Records follow. Pull out every line that contains "bits".

((

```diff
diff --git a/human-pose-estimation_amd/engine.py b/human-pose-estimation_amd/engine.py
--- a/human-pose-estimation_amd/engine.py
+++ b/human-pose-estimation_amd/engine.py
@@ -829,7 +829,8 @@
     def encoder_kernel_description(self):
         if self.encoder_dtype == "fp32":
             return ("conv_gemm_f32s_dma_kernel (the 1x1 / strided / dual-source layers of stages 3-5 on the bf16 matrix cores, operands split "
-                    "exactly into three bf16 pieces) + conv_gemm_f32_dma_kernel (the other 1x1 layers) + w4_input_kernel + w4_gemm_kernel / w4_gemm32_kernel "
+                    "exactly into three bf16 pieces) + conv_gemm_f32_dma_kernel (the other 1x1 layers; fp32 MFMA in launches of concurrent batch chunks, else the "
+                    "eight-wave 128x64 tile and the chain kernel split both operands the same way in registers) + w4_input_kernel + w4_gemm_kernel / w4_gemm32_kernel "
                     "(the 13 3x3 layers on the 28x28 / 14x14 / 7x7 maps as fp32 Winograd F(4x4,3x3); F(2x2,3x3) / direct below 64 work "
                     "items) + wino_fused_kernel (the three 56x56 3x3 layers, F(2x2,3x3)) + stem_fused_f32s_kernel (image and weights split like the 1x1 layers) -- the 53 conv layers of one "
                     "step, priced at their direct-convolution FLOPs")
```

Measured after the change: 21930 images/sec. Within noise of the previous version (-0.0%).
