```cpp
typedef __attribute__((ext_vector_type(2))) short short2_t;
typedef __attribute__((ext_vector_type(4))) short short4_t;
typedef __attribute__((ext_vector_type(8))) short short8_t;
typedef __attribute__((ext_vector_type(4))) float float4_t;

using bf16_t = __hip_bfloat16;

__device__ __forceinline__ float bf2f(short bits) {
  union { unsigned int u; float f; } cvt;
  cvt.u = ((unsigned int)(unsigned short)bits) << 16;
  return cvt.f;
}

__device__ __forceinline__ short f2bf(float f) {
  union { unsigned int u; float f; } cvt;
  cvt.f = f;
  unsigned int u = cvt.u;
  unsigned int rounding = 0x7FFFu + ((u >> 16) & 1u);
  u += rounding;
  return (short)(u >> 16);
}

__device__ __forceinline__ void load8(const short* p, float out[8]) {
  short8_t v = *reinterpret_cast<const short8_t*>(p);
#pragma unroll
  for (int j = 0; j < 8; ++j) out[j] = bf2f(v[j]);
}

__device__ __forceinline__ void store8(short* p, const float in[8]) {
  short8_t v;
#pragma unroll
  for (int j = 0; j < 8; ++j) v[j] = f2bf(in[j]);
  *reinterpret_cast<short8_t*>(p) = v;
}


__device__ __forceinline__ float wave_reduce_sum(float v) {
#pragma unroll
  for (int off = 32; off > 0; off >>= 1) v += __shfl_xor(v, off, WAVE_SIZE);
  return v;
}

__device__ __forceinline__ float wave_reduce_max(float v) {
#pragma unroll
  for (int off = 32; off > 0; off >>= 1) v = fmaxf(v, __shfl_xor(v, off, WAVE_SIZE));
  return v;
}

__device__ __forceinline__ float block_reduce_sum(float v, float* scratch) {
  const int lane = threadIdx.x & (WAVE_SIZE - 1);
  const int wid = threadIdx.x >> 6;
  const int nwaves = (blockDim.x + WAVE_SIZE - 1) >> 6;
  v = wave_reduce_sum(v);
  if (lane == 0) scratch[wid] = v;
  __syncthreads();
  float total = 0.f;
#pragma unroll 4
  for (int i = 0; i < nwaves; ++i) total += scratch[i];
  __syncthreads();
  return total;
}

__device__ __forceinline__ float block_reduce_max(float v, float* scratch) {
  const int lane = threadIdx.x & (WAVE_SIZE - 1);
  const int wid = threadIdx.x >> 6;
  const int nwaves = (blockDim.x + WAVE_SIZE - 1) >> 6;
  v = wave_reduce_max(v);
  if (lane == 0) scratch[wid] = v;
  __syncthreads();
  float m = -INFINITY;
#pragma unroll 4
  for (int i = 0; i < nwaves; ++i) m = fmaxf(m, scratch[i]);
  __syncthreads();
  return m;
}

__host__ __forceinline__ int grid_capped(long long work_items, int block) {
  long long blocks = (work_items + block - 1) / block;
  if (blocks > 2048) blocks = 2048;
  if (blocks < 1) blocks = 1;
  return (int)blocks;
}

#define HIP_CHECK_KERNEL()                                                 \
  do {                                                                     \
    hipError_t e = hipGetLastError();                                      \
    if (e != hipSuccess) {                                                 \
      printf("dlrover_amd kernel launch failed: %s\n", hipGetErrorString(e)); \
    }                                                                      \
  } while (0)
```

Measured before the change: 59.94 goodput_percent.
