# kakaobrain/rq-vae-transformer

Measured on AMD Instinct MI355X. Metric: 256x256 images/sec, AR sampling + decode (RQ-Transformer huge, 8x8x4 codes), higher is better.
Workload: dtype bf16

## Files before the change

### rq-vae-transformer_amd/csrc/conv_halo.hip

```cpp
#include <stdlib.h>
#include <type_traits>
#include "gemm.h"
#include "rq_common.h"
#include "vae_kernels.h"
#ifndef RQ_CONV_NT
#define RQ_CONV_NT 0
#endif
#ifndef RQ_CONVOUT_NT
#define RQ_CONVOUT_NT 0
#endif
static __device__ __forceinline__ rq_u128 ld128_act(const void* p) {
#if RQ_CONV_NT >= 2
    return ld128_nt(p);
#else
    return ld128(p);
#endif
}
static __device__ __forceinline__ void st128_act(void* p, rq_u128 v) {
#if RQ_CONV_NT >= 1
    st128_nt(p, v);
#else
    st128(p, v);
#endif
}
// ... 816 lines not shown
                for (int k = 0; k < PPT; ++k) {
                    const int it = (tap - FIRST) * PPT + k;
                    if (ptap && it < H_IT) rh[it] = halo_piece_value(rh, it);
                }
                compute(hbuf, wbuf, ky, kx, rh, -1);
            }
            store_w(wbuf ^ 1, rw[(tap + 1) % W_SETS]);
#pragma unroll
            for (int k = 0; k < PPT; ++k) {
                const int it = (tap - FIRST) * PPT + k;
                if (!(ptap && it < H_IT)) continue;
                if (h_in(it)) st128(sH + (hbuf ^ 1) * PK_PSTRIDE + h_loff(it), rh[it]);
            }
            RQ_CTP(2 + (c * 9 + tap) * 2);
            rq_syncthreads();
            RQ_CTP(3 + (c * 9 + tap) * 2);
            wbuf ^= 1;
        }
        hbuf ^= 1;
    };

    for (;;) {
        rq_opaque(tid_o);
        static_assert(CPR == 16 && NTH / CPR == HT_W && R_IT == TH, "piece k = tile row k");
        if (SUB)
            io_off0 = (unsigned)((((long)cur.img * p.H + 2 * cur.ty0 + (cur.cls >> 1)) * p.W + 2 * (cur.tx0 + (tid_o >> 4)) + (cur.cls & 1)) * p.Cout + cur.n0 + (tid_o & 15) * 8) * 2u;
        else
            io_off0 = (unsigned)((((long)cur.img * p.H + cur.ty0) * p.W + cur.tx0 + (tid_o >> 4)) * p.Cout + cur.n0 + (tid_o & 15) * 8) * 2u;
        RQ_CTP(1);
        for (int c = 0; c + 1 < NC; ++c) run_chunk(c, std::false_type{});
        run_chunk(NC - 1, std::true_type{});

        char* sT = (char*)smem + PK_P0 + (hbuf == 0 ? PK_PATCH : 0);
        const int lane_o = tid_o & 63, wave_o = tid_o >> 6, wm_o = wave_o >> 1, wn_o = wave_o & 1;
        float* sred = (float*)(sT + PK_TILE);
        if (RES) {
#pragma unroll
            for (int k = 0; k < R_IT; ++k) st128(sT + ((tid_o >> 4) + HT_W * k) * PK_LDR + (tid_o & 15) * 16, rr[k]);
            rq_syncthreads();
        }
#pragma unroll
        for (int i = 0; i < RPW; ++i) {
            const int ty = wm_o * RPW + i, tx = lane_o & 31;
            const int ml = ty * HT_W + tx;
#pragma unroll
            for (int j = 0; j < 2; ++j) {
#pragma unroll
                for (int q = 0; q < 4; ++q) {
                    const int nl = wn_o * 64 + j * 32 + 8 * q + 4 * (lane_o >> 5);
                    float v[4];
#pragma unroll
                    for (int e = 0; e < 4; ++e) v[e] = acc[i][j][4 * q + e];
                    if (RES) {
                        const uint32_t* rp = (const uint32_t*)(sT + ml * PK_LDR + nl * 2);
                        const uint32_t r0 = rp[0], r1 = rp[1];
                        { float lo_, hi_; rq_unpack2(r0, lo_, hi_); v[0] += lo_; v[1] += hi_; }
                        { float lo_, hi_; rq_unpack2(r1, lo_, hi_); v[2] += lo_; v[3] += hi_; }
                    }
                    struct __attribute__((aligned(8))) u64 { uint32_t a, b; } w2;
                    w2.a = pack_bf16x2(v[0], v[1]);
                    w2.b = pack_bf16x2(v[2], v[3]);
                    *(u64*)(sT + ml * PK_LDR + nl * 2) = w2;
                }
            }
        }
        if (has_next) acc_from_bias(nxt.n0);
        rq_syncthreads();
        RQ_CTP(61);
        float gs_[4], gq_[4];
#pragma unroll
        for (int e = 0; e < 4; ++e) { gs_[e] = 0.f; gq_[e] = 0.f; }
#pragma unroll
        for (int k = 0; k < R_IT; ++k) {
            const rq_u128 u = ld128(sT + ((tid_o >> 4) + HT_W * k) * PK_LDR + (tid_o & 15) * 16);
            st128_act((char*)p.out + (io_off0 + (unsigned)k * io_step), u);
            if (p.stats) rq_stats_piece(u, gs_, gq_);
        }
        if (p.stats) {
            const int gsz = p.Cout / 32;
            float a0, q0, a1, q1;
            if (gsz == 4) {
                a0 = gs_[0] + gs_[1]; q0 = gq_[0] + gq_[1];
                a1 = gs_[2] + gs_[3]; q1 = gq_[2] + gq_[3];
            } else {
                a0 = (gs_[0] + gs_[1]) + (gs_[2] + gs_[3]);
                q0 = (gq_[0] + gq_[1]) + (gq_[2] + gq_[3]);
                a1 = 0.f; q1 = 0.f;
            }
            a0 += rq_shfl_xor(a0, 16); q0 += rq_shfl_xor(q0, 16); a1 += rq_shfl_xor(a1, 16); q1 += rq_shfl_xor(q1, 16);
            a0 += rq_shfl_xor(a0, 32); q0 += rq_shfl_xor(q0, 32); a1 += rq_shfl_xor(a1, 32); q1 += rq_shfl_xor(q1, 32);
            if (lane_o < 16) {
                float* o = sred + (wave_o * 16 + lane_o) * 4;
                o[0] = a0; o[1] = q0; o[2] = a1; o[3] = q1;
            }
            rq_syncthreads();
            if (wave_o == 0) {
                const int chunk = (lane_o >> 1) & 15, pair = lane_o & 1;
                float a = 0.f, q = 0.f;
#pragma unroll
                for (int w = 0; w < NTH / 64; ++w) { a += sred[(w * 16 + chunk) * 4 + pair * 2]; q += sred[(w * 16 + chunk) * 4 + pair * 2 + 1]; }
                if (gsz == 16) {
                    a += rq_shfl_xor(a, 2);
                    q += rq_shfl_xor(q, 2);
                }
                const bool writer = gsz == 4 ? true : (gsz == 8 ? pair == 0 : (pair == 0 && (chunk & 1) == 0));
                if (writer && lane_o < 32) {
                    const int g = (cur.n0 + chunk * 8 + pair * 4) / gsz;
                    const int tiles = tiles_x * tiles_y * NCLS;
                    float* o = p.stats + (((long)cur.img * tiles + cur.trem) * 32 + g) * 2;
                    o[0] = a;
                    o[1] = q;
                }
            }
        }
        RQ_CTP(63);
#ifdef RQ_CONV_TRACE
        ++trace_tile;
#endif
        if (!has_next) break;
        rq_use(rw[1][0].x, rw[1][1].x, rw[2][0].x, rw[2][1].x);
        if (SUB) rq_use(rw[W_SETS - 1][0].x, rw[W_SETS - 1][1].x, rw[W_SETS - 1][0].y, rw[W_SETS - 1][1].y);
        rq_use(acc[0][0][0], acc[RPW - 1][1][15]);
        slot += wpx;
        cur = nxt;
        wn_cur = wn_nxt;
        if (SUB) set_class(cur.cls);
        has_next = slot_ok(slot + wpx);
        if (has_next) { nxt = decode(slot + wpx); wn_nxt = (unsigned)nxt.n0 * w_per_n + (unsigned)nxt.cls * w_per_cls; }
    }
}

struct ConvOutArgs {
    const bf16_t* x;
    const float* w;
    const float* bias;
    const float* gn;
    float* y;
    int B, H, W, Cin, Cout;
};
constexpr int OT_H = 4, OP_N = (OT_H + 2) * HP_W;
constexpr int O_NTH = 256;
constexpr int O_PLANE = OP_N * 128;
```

))
((

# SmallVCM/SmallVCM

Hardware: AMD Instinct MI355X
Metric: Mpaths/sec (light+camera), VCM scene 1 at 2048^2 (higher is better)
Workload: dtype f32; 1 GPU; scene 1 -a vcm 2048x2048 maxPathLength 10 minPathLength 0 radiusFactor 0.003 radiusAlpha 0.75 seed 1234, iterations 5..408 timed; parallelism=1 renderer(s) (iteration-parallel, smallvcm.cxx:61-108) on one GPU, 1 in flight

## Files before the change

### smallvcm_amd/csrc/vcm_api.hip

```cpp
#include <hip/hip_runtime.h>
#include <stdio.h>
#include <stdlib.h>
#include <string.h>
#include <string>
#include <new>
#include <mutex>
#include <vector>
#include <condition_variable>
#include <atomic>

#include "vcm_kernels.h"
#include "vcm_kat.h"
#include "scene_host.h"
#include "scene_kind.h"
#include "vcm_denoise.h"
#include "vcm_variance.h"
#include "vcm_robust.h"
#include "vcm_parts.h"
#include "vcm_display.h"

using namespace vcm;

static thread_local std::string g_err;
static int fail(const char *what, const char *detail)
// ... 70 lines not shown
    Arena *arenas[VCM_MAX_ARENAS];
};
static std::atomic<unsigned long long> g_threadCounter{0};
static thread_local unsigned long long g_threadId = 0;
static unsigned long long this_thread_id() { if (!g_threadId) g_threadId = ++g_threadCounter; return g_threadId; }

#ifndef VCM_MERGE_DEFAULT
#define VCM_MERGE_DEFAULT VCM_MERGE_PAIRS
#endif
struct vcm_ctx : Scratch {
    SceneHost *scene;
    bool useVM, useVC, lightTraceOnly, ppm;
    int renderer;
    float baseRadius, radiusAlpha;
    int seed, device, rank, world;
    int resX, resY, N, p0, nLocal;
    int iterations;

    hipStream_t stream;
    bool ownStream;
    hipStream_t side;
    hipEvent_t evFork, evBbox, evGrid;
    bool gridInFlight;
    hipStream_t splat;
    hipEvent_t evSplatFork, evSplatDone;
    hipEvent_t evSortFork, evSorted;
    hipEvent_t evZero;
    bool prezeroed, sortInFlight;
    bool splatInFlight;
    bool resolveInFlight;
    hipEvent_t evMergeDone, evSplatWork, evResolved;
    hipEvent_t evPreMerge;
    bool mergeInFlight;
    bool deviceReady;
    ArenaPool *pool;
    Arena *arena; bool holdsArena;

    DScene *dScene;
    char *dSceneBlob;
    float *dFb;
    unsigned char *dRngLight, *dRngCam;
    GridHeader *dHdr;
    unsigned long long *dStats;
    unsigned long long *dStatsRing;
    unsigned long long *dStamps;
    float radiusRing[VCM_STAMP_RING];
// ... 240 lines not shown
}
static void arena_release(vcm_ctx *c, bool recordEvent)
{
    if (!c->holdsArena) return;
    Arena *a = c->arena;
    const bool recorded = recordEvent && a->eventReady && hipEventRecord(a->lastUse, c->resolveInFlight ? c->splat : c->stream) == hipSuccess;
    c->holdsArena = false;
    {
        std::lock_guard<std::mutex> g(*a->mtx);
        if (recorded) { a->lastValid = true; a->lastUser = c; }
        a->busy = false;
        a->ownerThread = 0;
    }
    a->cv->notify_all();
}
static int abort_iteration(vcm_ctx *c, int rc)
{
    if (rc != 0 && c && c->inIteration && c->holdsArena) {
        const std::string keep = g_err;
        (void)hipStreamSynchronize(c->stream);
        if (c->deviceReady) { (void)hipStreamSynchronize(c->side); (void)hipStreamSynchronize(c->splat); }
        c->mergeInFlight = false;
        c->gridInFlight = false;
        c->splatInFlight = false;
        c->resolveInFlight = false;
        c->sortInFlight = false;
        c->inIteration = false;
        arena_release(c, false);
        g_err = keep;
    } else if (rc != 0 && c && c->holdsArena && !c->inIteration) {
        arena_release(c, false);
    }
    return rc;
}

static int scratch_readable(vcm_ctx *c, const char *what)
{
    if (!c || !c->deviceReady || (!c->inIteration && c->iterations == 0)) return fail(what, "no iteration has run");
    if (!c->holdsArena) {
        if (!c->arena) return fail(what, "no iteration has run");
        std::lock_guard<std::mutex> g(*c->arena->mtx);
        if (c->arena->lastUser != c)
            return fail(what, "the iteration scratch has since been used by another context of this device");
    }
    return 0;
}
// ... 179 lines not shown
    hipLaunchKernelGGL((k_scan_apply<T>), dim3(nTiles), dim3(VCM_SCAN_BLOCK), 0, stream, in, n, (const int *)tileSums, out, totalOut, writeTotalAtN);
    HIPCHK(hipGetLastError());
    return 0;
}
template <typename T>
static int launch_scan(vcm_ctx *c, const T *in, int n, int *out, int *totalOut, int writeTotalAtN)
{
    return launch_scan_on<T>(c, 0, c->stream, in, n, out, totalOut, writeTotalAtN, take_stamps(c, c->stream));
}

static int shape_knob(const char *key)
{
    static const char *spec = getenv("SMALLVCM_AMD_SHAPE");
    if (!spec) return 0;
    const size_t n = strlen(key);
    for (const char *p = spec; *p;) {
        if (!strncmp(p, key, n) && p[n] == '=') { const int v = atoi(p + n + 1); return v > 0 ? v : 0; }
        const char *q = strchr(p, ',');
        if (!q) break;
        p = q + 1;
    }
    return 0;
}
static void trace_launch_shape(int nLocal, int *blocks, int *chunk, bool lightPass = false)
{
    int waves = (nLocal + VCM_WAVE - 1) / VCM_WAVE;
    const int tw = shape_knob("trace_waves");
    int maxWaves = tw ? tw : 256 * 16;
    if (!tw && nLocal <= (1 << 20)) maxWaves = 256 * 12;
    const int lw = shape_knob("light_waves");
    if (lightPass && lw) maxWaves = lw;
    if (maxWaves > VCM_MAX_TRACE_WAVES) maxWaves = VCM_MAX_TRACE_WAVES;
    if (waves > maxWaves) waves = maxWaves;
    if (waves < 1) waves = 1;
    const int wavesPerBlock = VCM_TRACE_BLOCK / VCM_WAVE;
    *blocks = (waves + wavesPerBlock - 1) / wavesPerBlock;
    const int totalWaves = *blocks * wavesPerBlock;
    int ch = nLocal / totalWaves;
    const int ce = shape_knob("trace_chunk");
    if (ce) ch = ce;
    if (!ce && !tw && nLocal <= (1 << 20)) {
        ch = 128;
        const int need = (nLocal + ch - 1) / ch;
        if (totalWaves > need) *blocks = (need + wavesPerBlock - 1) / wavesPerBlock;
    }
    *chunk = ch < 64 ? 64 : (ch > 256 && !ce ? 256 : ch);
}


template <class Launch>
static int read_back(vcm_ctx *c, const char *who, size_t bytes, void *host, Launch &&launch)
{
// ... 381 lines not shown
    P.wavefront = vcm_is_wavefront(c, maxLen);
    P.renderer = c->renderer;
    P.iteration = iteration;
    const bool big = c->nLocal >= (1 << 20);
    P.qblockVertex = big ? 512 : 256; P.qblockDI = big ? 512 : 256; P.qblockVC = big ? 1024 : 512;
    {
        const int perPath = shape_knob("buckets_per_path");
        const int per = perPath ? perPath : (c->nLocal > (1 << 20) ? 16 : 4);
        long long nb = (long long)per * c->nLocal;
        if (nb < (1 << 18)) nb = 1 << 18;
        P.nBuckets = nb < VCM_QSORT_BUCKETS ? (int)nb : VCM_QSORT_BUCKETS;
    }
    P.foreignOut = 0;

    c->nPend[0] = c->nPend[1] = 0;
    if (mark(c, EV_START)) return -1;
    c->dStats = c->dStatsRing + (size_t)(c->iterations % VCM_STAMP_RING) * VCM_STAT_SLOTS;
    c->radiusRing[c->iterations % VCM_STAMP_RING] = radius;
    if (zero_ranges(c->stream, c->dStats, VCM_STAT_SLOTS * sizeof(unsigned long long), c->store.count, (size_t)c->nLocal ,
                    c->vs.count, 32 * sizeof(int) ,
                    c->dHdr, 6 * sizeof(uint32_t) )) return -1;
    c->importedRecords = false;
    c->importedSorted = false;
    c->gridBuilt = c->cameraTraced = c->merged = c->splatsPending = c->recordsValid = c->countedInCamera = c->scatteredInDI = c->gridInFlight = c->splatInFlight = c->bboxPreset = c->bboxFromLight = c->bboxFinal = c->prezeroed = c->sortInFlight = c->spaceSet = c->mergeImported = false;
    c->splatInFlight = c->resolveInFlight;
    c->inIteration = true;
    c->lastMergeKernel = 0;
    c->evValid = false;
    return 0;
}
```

))

» SOLUTION FOR THIS PROBLEM
__device__ __forceinline__ float bf2f(short bits) {
  cvt.u = ((unsigned int)(unsigned short)bits) << 16;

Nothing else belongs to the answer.